В обязанности солдат входила уборка, мойка, «протирка» вверенного объекта. Спрос за уборку был очень строгим. Каждую пылинку, развод на стекле или зеркале, штрих (от берцев) на полу сержанты видели и принуждали исправить найденные недостатки. Как всегда, уборка проходила в быстром темпе, с руганью, матом и рукоприкладством. Уборочного инвентаря (даже элементарных тряпочек для протирки пыли) на всех не хватало. Образовывались очереди за каждым треснутым совком, лысым веником, сломанной шваброй (некоторые швабры были без черенков) и дырявым ведром. Я шучу? Нет, я не шучу. Всем нам было не до шуток.

Мойка пола представляла собой так называемую пенную вечеринку – это когда несколько брусков мыла крошатся в ведро с водой, и взбивается пена. Я не помню, чем мы крошили мыло – ножей у нас точно не было, значит, вероятно, бляхами от ремней. Спросите, как можно крошить мыло? Всё очень просто! Мыло Слонёнок было таким сухим, что крошить его можно было чуть ли не руками. Нам выдавали специально мыло для ПХД? Нет, мы использовали своё личное. Пена из ведра, точнее вёдер, выливалась на пол, заполняя всё пространство.

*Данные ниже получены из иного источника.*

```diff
diff --git a/raytracing-engine-in-c_amd/csrc/geodesic.hip b/raytracing-engine-in-c_amd/csrc/geodesic.hip
--- a/raytracing-engine-in-c_amd/csrc/geodesic.hip
+++ b/raytracing-engine-in-c_amd/csrc/geodesic.hip
@@ -169,6 +169,34 @@
     }
 }
 
+#ifndef BHRT_SHIFT_CHAIN
+#define BHRT_SHIFT_CHAIN 1
+#endif
+template <int NC>
+__device__ __forceinline__ bool shift_chain(double a, double s0, double c0, double x, double& s,
+                                            double& c, Counters* hc) {
+    static_assert(NC == 1 || NC == 2, "one coefficient on 2^-10 or two on 1/64");
+    constexpr double BOUND = NC == 2 ? 0.015625 : 0.0009765625;
+    const double eps = x - a;
+    const double z = eps * eps;
+    double sd, cm1;
+    if constexpr (NC == 2) {
+        constexpr double S1 = -0.16666666666059188, S2 = 0.008333261288663034;
+        constexpr double C1 = 0.04166666666580769, C2 = -0.001388879428493602;
+        sd = eps + (z * eps) * fmac_k(z, S2, S1);
+        cm1 = z * __builtin_fma(z, fmac_k(z, C2, C1), -0.5);
+    } else {
+        constexpr double S1 = -0.16666665974827055, C1 = 0.04166666547825309;
+        sd = __builtin_fma(z * eps, S1, eps);
+        cm1 = z * __builtin_fma(z, C1, -0.5);
+    }
+    s = __builtin_fma(c0, sd, __builtin_fma(s0, cm1, s0));
+    c = __builtin_fma(-s0, sd, __builtin_fma(c0, cm1, c0));
+    const bool fast = fabs(eps) <= BOUND;
+    if (__builtin_expect(!fast, 0)) shift_or_eval(a, s0, c0, x, s, c, hc);
+    return fast;
+}
+
 struct Trig1 {
     double a, s, c;
 };
@@ -238,7 +266,8 @@
 #endif
 template <bool SPIN0, bool FAR, bool HUGE>
 __device__ __forceinline__ void rhs(const double (&y)[6], double (&d)[6], const Scene& sc,
-                                    bool far_ok, Counters& n, Trig1& tr, bool first) {
+                                    bool far_ok, Counters& n, Trig1& tr, bool first,
+                                    Trig1* keep = nullptr) {
     d[0] = y[3];
     d[1] = y[4];
     d[2] = y[5];
@@ -256,6 +285,7 @@
             ct = tr.c;
         } else {
             shift_or_eval(tr.a, tr.s, tr.c, y[1], st, ct, HUGE ? nullptr : &n);
+            if (keep) *keep = Trig1{y[1], st, ct};
         }
         if ((FAR && HUGE) || BHRT_COUNT_STAGES) n.full++;
         const double rc = max_raw(y[0], sc.rs_x1_5);
@@ -309,7 +339,7 @@
 }
 
 #ifndef BHRT_PAIR_RCP
-#define BHRT_PAIR_RCP 1
+#define BHRT_PAIR_RCP 2
 #endif
 struct StageOps {
     double st, ct, rc, x;
@@ -320,10 +350,13 @@
     o.x = o.rc * o.st;
     o.ok = (!HUGE ? true : o.rc < 1.0e150) & (fabs(o.st) >= 0.01);
 }
-template <bool FAR, bool HUGE>
+template <bool FAR, bool HUGE, int NC = 0>
 __device__ __forceinline__ void stage_ops(double y0, double y1, bool far, const Scene& sc,
                                           Counters& n, const Trig1& tr, StageOps& o) {
-    shift_or_eval(tr.a, tr.s, tr.c, y1, o.st, o.ct, HUGE ? nullptr : &n);
+    if constexpr (NC != 0)
+        shift_chain<NC>(tr.a, tr.s, tr.c, y1, o.st, o.ct, HUGE ? nullptr : &n);
+    else
+        shift_or_eval(tr.a, tr.s, tr.c, y1, o.st, o.ct, HUGE ? nullptr : &n);
     o.rc = max_raw(y0, sc.rs_x1_5);
     stage_x<HUGE>(o);
     if (FAR && far) {
@@ -361,8 +394,66 @@
                                          bool far_ok, Counters& n, Trig1& tr,
                                          const double* zs = nullptr) {
     constexpr bool Z = zero_accel<SPIN0, FAR>();
+    constexpr bool CHAIN = SPIN0 && BHRT_SHIFT_CHAIN != 0;
+    constexpr bool CHAIN3 = SPIN0 && BHRT_SHIFT_CHAIN == 1;
     double k[6], acc[6], yt[6];
     const double hh = 0.5 * h;
+    Trig1 t4 = tr;
+    if constexpr (SPIN0 && BHRT_PAIR_RCP == 2) {
+        const double y20 = y[0] + hh * y[3], y21 = y[1] + hh * y[4];
+        const bool far1 = FAR && far_ok && y[0] > sc.rs_x15;
+        const bool far2 = FAR && far_ok && y20 > sc.rs_x15;
+        StageOps o1, o2, o3, o4;
+        double w1 = 0.0, w2 = 0.0, w3 = 0.0, w4 = 0.0;
+        bool ok = false;
+        Trig1 an = tr;
+        if (!FAR || !(far1 & far2)) {
+            o1.st = tr.s;
+            o1.ct = tr.c;
+            o1.rc = max_raw(y[0], sc.rs_x1_5);
+            stage_x<HUGE>(o1);
+            if (FAR && far1) {
+                o1.x = 1.0;
+                o1.ok = true;
+            }
+            stage_ops<FAR, HUGE>(y20, y21, far2, sc, n, tr, o2);
+            if (CHAIN3) an = Trig1{y21, o2.st, o2.ct};
+            ok = pair_rcp(o1, o2, w1, w2);
+        }
+        rhs_given<FAR, HUGE>(y, k, sc, far1, n, o1, w1, ok);
+#pragma unroll
+        for (int i = 0; i < 6; i++) {
+            acc[i] = k[i];
+            yt[i] = i == 0 ? y20 : i == 1 ? y21 : y[i] + hh * k[i];
+        }
+        rhs_given<FAR, HUGE>(yt, k, sc, far2, n, o2, w2, ok);
+#pragma unroll
+        for (int i = 0; i < 6; i++) {
+            acc[i] = rk4_acc(acc[i], k[i]);
+            yt[i] = y[i] + hh * k[i];
+        }
+        const double y40 = y[0] + h * yt[3], y41 = y[1] + h * yt[4];
+        const bool far3 = FAR && far_ok && yt[0] > sc.rs_x15;
+        const bool far4 = FAR && far_ok && y40 > sc.rs_x15;
+        ok = false;
+        if (!FAR || !(far3 & far4)) {
+            stage_ops<FAR, HUGE, CHAIN3 ? 2 : 0>(yt[0], yt[1], far3, sc, n, an, o3);
+            stage_ops<FAR, HUGE>(y40, y41, far4, sc, n, tr, o4);
+            if (CHAIN) t4 = Trig1{y41, o4.st, o4.ct};
+            ok = pair_rcp(o3, o4, w3, w4);
+        }
+        rhs_given<FAR, HUGE>(yt, k, sc, far3, n, o3, w3, ok);
+#pragma unroll
+        for (int i = 0; i < 6; i++) {
+            acc[i] = rk4_acc(acc[i], k[i]);
+            yt[i] = i == 0 ? y40 : i == 1 ? y41 : y[i] + h * k[i];
+        }
+        rhs_given<FAR, HUGE>(yt, k, sc, far4, n, o4, w4, ok);
+#pragma unroll
+        for (int i = 0; i < 6; i++) y[i] = __builtin_fma(h6, acc[i] + k[i], y[i]);
+        if (CHAIN) tr = t4;
+        return;
+    }
     rhs<SPIN0, FAR, HUGE>(y, k, sc, far_ok, n, tr, true);
 #pragma unroll
     for (int i = 0; i < 6; i++) {
@@ -378,7 +469,10 @@
         bool ok = false;
         if (!FAR || !(far2 & far3)) {
             stage_ops<FAR, HUGE>(yt[0], yt[1], far2, sc, n, tr, o2);
-            stage_ops<FAR, HUGE>(y30, y31, far3, sc, n, tr, o3);
+            if constexpr (CHAIN3)
+                stage_ops<FAR, HUGE, 2>(y30, y31, far3, sc, n, Trig1{yt[1], o2.st, o2.ct}, o3);
+            else
+                stage_ops<FAR, HUGE>(y30, y31, far3, sc, n, tr, o3);
             ok = pair_rcp(o2, o3, w2, w3);
         }
         rhs_given<FAR, HUGE>(yt, k, sc, far2, n, o2, w2, ok);
@@ -402,7 +496,7 @@
         acc[i] = rk4_acc(acc[i], k[i]);
         yt[i] = (Z && i >= 3) ? y[i] : y[i] + h * k[i];
     }
-    rhs<SPIN0, FAR, HUGE>(yt, k, sc, far_ok, n, tr, false);
+    rhs<SPIN0, FAR, HUGE>(yt, k, sc, far_ok, n, tr, false, CHAIN ? &t4 : nullptr);
 #pragma unroll
     for (int i = 0; i < 6; i++) {
         if (HS && i < 3)
@@ -410,6 +504,7 @@
         else if (!(Z && i >= 3))
             y[i] = __builtin_fma(h6, acc[i] + k[i], y[i]);
     }
+    if (CHAIN) tr = t4;
 }
 
 template <bool FAST, int NC = 6>
@@ -886,7 +981,14 @@
     }
     double x, y, z;
     if (moved) {
-        if (SPIN0) trig_advance(tr.a, R.y[1], R.s1, R.c1, hc);
+        if constexpr (SPIN0 && METHOD == INTEGRATOR_RK4 && BHRT_SHIFT_CHAIN) {
+            double s1, c1;
+            shift_chain<BHRT_SHIFT_CHAIN == 1 ? 1 : 2>(tr.a, tr.s, tr.c, R.y[1], s1, c1, hc);
+            R.s1 = s1;
+            R.c1 = c1;
+        } else if (SPIN0) {
+            trig_advance(tr.a, R.y[1], R.s1, R.c1, hc);
+        }
         if constexpr (rotation_trig<METHOD, SPIN0, FAR, HUGE>()) {
             const double s0 = R.s2, c0 = R.c2;
             R.s2 = __builtin_fma(c0, R.cd_sd, __builtin_fma(s0, R.cd_cm1, s0));
@@ -2079,6 +2181,21 @@
     out[5 * i + 4] = ok ? 1.0 : 0.0;
 }
 
+__global__ void k_check_shift_chain(const double* in, int n, int site, double* out) {
+    const int i = blockIdx.x * blockDim.x + threadIdx.x;
+    if (i >= n) return;
+    const double a = in[4 * i], s0 = in[4 * i + 1], c0 = in[4 * i + 2], x = in[4 * i + 3];
+    double s, c, s_ref, c_ref;
+    const bool fast = site == 0 ? shift_chain<2>(a, s0, c0, x, s, c, nullptr)
+                                : shift_chain<1>(a, s0, c0, x, s, c, nullptr);
+    shift_or_eval(a, s0, c0, x, s_ref, c_ref, nullptr);
+    out[5 * i] = s;
+    out[5 * i + 1] = c;
+    out[5 * i + 2] = s_ref;
+    out[5 * i + 3] = c_ref;
+    out[5 * i + 4] = fast ? 1.0 : 0.0;
+}
+
 constexpr int kMaxDev = 64;
 std::atomic<int> g_cus[kMaxDev];
 
@@ -2337,6 +2454,15 @@
     return (int)hipGetLastError();
 }
 
+extern "C" __attribute__((visibility("default"))) int bhrt_check_shift_chain(
+    const double* d_in, int n, int site, double* d_out, void* stream) {
+    if (n <= 0) return 0;
+    if (site != 0 && site != 1) return (int)hipErrorInvalidValue;
+    k_check_shift_chain<<<(n + 255) / 256, 256, 0, static_cast<hipStream_t>(stream)>>>(d_in, n, site,
+                                                                                      d_out);
+    return (int)hipGetLastError();
+}
+
 extern "C" int bhrt_launch_path(const bhrt_kparams* kp, const double* o4, const double* d3,
                                 Vector3D* d_path, int max_positions, int* d_num, int num_in,
                                 void* stream) {
```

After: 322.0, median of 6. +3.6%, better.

Спустя некоторое время, в течении которого пена должна была впитать в себя грязь, пену собирали обратно в вёдра и выливали в туалет в очки. «Водолеи» топтали пол в умывальне и туалете, что провоцировало дополнительные ругань и конфликты… В общем, уборка в казарме – это жуткое событие, в котором я всегда старался не участвовать.

Первые дни в восьмой роте были наполнены занятиями по строевой подготовке на плацу, лекциям (на них мы учили устав) и «рабочками». Рабочка – это выполнение личным составом разного рода работ: подметание листвы, выщип травы и одуванчиков (так называемая операция «Гусь»), перенос каких-либо грузов и тому подобные логичные или нелогичные, полезные или бесполезные занятия.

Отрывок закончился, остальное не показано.